PROBLEM DESCRIPTION:
Below are the records; give the number of their lines that contain the word "kGroup" and nothing more.

-- DATA FOR ANALYSIS follows --

+template <int EMAX>
+__global__ __launch_bounds__(FinishGeom<EMAX>::NT, 2) void split_finish_kernel(EigenArgs a) {
+    using G = FinishGeom<EMAX>;
+    constexpr int NR = G::NR, NW = G::NW, NT = G::NT, NG = G::NG, TJ = G::TJ, CPG = G::CPG;
+    constexpr int RB1 = G::RB1, LDR1 = G::LDR1, RB3 = G::RB3, LDR3 = G::LDR3;
+    extern __shared__ float smem[];
+    float* tile = smem;
+    float* s_mu = tile + G::AREA;
+    float* s_dev = s_mu + NR;
+    float* s_s = s_dev + NR;
+    int* s_perm = reinterpret_cast<int*>(s_s + NR);
+
+    const int tid = threadIdx.x;
+    const int wave = __builtin_amdgcn_readfirstlane(tid >> 6);
+    auto fresh = [](int x) {
+        asm volatile("" : "+v"(x));
+        return x;
+    };
+    const unsigned long long t0 = (a.stats && tid == 0) ? __builtin_amdgcn_s_memtime() : 0ull;
+    if (a.only_flag && !a.only_flag[blockIdx.x]) return;
+    const uint32_t u = a.order[a.first + blockIdx.x];
+    const uint64_t base = a.item_off[u];
+    const int k = (int)(a.item_off[u + 1] - base);
+    if (k < G::KLO || k > G::KHI) return;
+    float* hb = a.evecs + a.evec_off[u];
+    const uint32_t kk1 = (uint32_t)(k * k - 1);
+    const bool refine = a.refine != 0;
+    static_assert(TJ <= 4, "per-tile scalars travel in an f4");
+    struct Tiles {
+        int m16, kq;
+        int jc[TJ], jcs[TJ];
+        bool jv[TJ];
+    };
+    auto tiles_of = [&](int t) {
+        Tiles T;
+        T.m16 = t & 15;
+        T.kq = (t & 63) >> 4;
+#pragma unroll
+        for (int jt = 0; jt < TJ; ++jt) {
+            T.jc[jt] = (wave + NW * jt) * 16 + T.m16;
+            T.jv[jt] = T.jc[jt] < k;
+            T.jcs[jt] = T.jv[jt] ? T.jc[jt] : 0;
+        }
+        return T;
+    };
+    for (int j = tid; j < k; j += NT) s_dev[j] = a.evals[base + j];
+
+    f4 kv[TJ][EMAX];
+    if (refine) {
+        const Tiles T = tiles_of(fresh(tid));
+        const int m16 = T.m16, kq = T.kq;
+#pragma unroll
+        for (int jt = 0; jt < TJ; ++jt)
+#pragma unroll
+            for (int I = 0; I < EMAX; ++I) kv[jt][I] = f4{0.f, 0.f, 0.f, 0.f};
+        f2 nacc[CPG];
+#pragma unroll
+        for (int i = 0; i < CPG; ++i) nacc[i] = f2{0.f, 0.f};
+        for (int R0 = 0; R0 < k; R0 += RB1) {
+            __syncthreads();
+#pragma unroll 4
+            for (int idx = fresh(tid); idx < k * RB1; idx += NT) {
+                const int c = idx / RB1, r = idx - c * RB1;
+                const float v = hb[min((uint32_t)(c * k + R0 + r), kk1)];
+                tile[c * LDR1 + r] = (R0 + r < k) ? v : 0.0f;
+            }
+            __syncthreads();
+            const int nc16 = (min(RB1, k - R0) + 15) >> 4;
+            const int g = fresh(tid) / kGroup, lig = fresh(tid) % kGroup;
+#pragma unroll
+            for (int i = 0; i < CPG; ++i) {
+                const int c = g + NG * i;
+                if (c < k) {
+                    const f2* bc = reinterpret_cast<const f2*>(tile + c * LDR1) + lig;
+                    for (int e = 0; e < nc16; ++e) {
+                        const f2 x = bc[kGroup * e];
+                        nacc[i] = __builtin_elementwise_fma(x, x, nacc[i]);
+                    }
+                }
+            }
+            for (int c = 0; c < nc16; ++c) {
+                f4 y[TJ];
+#pragma unroll
+                for (int jt = 0; jt < TJ; ++jt) {
+                    const f4 y0 = *reinterpret_cast<const f4*>(tile + T.jcs[jt] * LDR1 + 16 * c + 4 * kq);
+                    y[jt] = T.jv[jt] ? y0 : f4{0.f, 0.f, 0.f, 0.f};
+                }
+                auto ldx = [&](int I) {
+                    return *reinterpret_cast<const f4*>(tile + (I * 16 + m16) * LDR1 + 16 * c + 4 * kq);
+                };
+                f4 xn = ldx(0);
+#pragma unroll
+                for (int I = 0; I < EMAX; ++I) {
+                    const f4 x = (I < EMAX - 1 || I * 16 + m16 < k) ? xn : f4{0.f, 0.f, 0.f, 0.f};
+                    if (I + 1 < EMAX) xn = ldx(I + 1);
+                    __builtin_amdgcn_sched_barrier(0);
+#pragma unroll
+                    for (int t = 0; t < 4; ++t)
+#pragma unroll
+                        for (int jt = 0; jt < TJ; ++jt)
+                            kv[jt][I] = __builtin_amdgcn_mfma_f32_16x16x4f32(x[t], y[jt][t], kv[jt][I], 0, 0, 0);
+                    __builtin_amdgcn_sched_barrier(0);
+                }
+            }
+        }
+        const int g = fresh(tid) / kGroup, lig = fresh(tid) % kGroup;
+#pragma unroll
+        for (int i = 0; i < CPG; ++i) {
+            const int c = g + NG * i;
+            const float nc = pair_sum(nacc[i].x + nacc[i].y);
+            if (c < k && lig == 0) s_mu[c] = nc / (1.0f + s_dev[c]);
+        }
+        __syncthreads();
+        const float dlt = a.refine_delta;
+        f4 muj2, muj, ksq;
+#pragma unroll
+        for (int jt = 0; jt < TJ; ++jt) {
+            muj2[jt] = T.jv[jt] ? s_mu[T.jcs[jt]] : 1.0f;
+            muj[jt] = sqrtf(muj2[jt]);
+            ksq[jt] = 0.0f;
+        }
+#pragma unroll
+        for (int I = 0; I < EMAX; ++I) {
+#pragma unroll
+            for (int r = 0; r < 4; ++r) {
+                const int i = I * 16 + 4 * kq + r;
+                const float mui2 = s_mu[I < EMAX - 1 ? i : min(i, k - 1)];
+                const float mui = sqrtf(mui2);
+#pragma unroll
+                for (int jt = 0; jt < TJ; ++jt) {
+                    float kvv = 0.0f;
+                    if (T.jv[jt] && (I < EMAX - 1 || i < k) && i != T.jc[jt] && fabsf(mui - muj[jt]) > dlt) kvv = kv[jt][I][r] / (mui2 - muj2[jt]);
+                    kv[jt][I][r] = -kvv;
+                    ksq[jt] = fmaf(kvv, kvv, ksq[jt]);
+                }
+            }
+            __builtin_amdgcn_sched_barrier(0);
+        }
+#pragma unroll
+        for (int jt = 0; jt < TJ; ++jt) {
+            float q = ksq[jt];
+            q += __shfl_xor(q, 16);
+            q += __shfl_xor(q, 32);
+            if (kq == 0 && T.jv[jt]) s_dev[T.jc[jt]] += q;
+        }
+    }
+
+    double* const s_dd0 = reinterpret_cast<double*>(tile + G::DOFF);
+#pragma unroll
+    for (int i = 0; i < 2 * CPG; ++i) s_dd0[i * NT + tid] = 0.0;
+    for (int R0 = 0; R0 < k; R0 += RB3) {
+        __syncthreads();
+#pragma unroll 4
+        for (int idx = fresh(tid); idx < k * RB3; idx += NT) {
+            const int c = idx / RB3, r = idx - c * RB3;
+            const float v = hb[min((uint32_t)(c * k + R0 + r), kk1)];
+            tile[c * LDR3 + r] = (R0 + r < k) ? v : 0.0f;
+        }
+        __syncthreads();
+        if (refine) {
+            const Tiles T = tiles_of(fresh(tid));
+            const int m16 = T.m16, kq = T.kq;
+            f4 out[TJ][RB3 / 16];
+#pragma unroll
+            for (int jt = 0; jt < TJ; ++jt)
+#pragma unroll
+                for (int q = 0; q < RB3 / 16; ++q) {
+                    const f4 o0 = *reinterpret_cast<const f4*>(tile + T.jcs[jt] * LDR3 + 16 * q + 4 * kq);
+                    out[jt][q] = T.jv[jt] ? o0 : f4{0.f, 0.f, 0.f, 0.f};
+                }
+            constexpr int NQ = RB3 / 16;
+            auto lda = [&](int I, float* av) {
+#pragma unroll
+                for (int t = 0; t < 4; ++t)
+#pragma unroll
+                    for (int q = 0; q < NQ; ++q) av[t * NQ + q] = tile[(I * 16 + 4 * kq + t) * LDR3 + 16 * q + m16];
+            };
+            float an[4 * NQ];
+            lda(0, an);
+#pragma unroll
+            for (int I = 0; I < EMAX; ++I) {
+                float av[4 * NQ];
+#pragma unroll
+                for (int t = 0; t < 4; ++t)
+#pragma unroll
+                    for (int q = 0; q < NQ; ++q) av[t * NQ + q] = (I < EMAX - 1 || I * 16 + 4 * kq + t < k) ? an[t * NQ + q] : 0.0f;
+                if (I + 1 < EMAX) lda(I + 1, an);
+                __builtin_amdgcn_sched_barrier(0);
+#pragma unroll
+                for (int t = 0; t < 4; ++t)
+#pragma unroll
+                    for (int q = 0; q < NQ; ++q)
+                        if (R0 + 16 * q < NR)
+#pragma unroll
+                            for (int jt = 0; jt < TJ; ++jt)
+                                out[jt][q] = __builtin_amdgcn_mfma_f32_16x16x4f32(av[t * NQ + q], kv[jt][I][t], out[jt][q], 0, 0, 0);
+                __builtin_amdgcn_sched_barrier(0);
+            }
+            __syncthreads();
+#pragma unroll
+            for (int jt = 0; jt < TJ; ++jt)
+                if (T.jv[jt])
+#pragma unroll
+                    for (int q = 0; q < RB3 / 16; ++q)
+                        if (R0 + 16 * q < NR) *reinterpret_cast<f4*>(tile + T.jc[jt] * LDR3 + 16 * q + 4 * kq) = out[jt][q];
+            __syncthreads();
+#pragma unroll 4
+            for (int idx = fresh(tid); idx < k * RB3; idx += NT) {
+                const int c = idx / RB3, r = idx - c * RB3;
+                if (R0 + r < k) hb[c * k + R0 + r] = tile[c * LDR3 + r];
+            }
+        }
+        const int nc16 = (min(RB3, k - R0) + 15) >> 4;
+        const int tq = fresh(tid), g = tq / kGroup, lig = tq % kGroup;
+        double* s_dd = s_dd0 + tq;
+#pragma unroll
+        for (int i = 0; i < CPG; ++i) {
+            const int c = g + NG * i;
+            if (c < k) {
+                const f2* bc = reinterpret_cast<const f2*>(tile + c * LDR3) + lig;
+                double acc = s_dd[2 * i * NT], sum = s_dd[(2 * i + 1) * NT];
+                for (int e = 0; e < nc16; ++e) {
+                    const f2 x = bc[kGroup * e];
+                    acc = fma((double)x.x, (double)x.x, acc);
+                    acc = fma((double)x.y, (double)x.y, acc);
+                    sum += (double)x.x;
+                    sum += (double)x.y;
+                }
+                s_dd[2 * i * NT] = acc;
+                s_dd[(2 * i + 1) * NT] = sum;
+            }
+        }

-- DATA FOR ANALYSIS concluded --

COMPLETED TASK:
5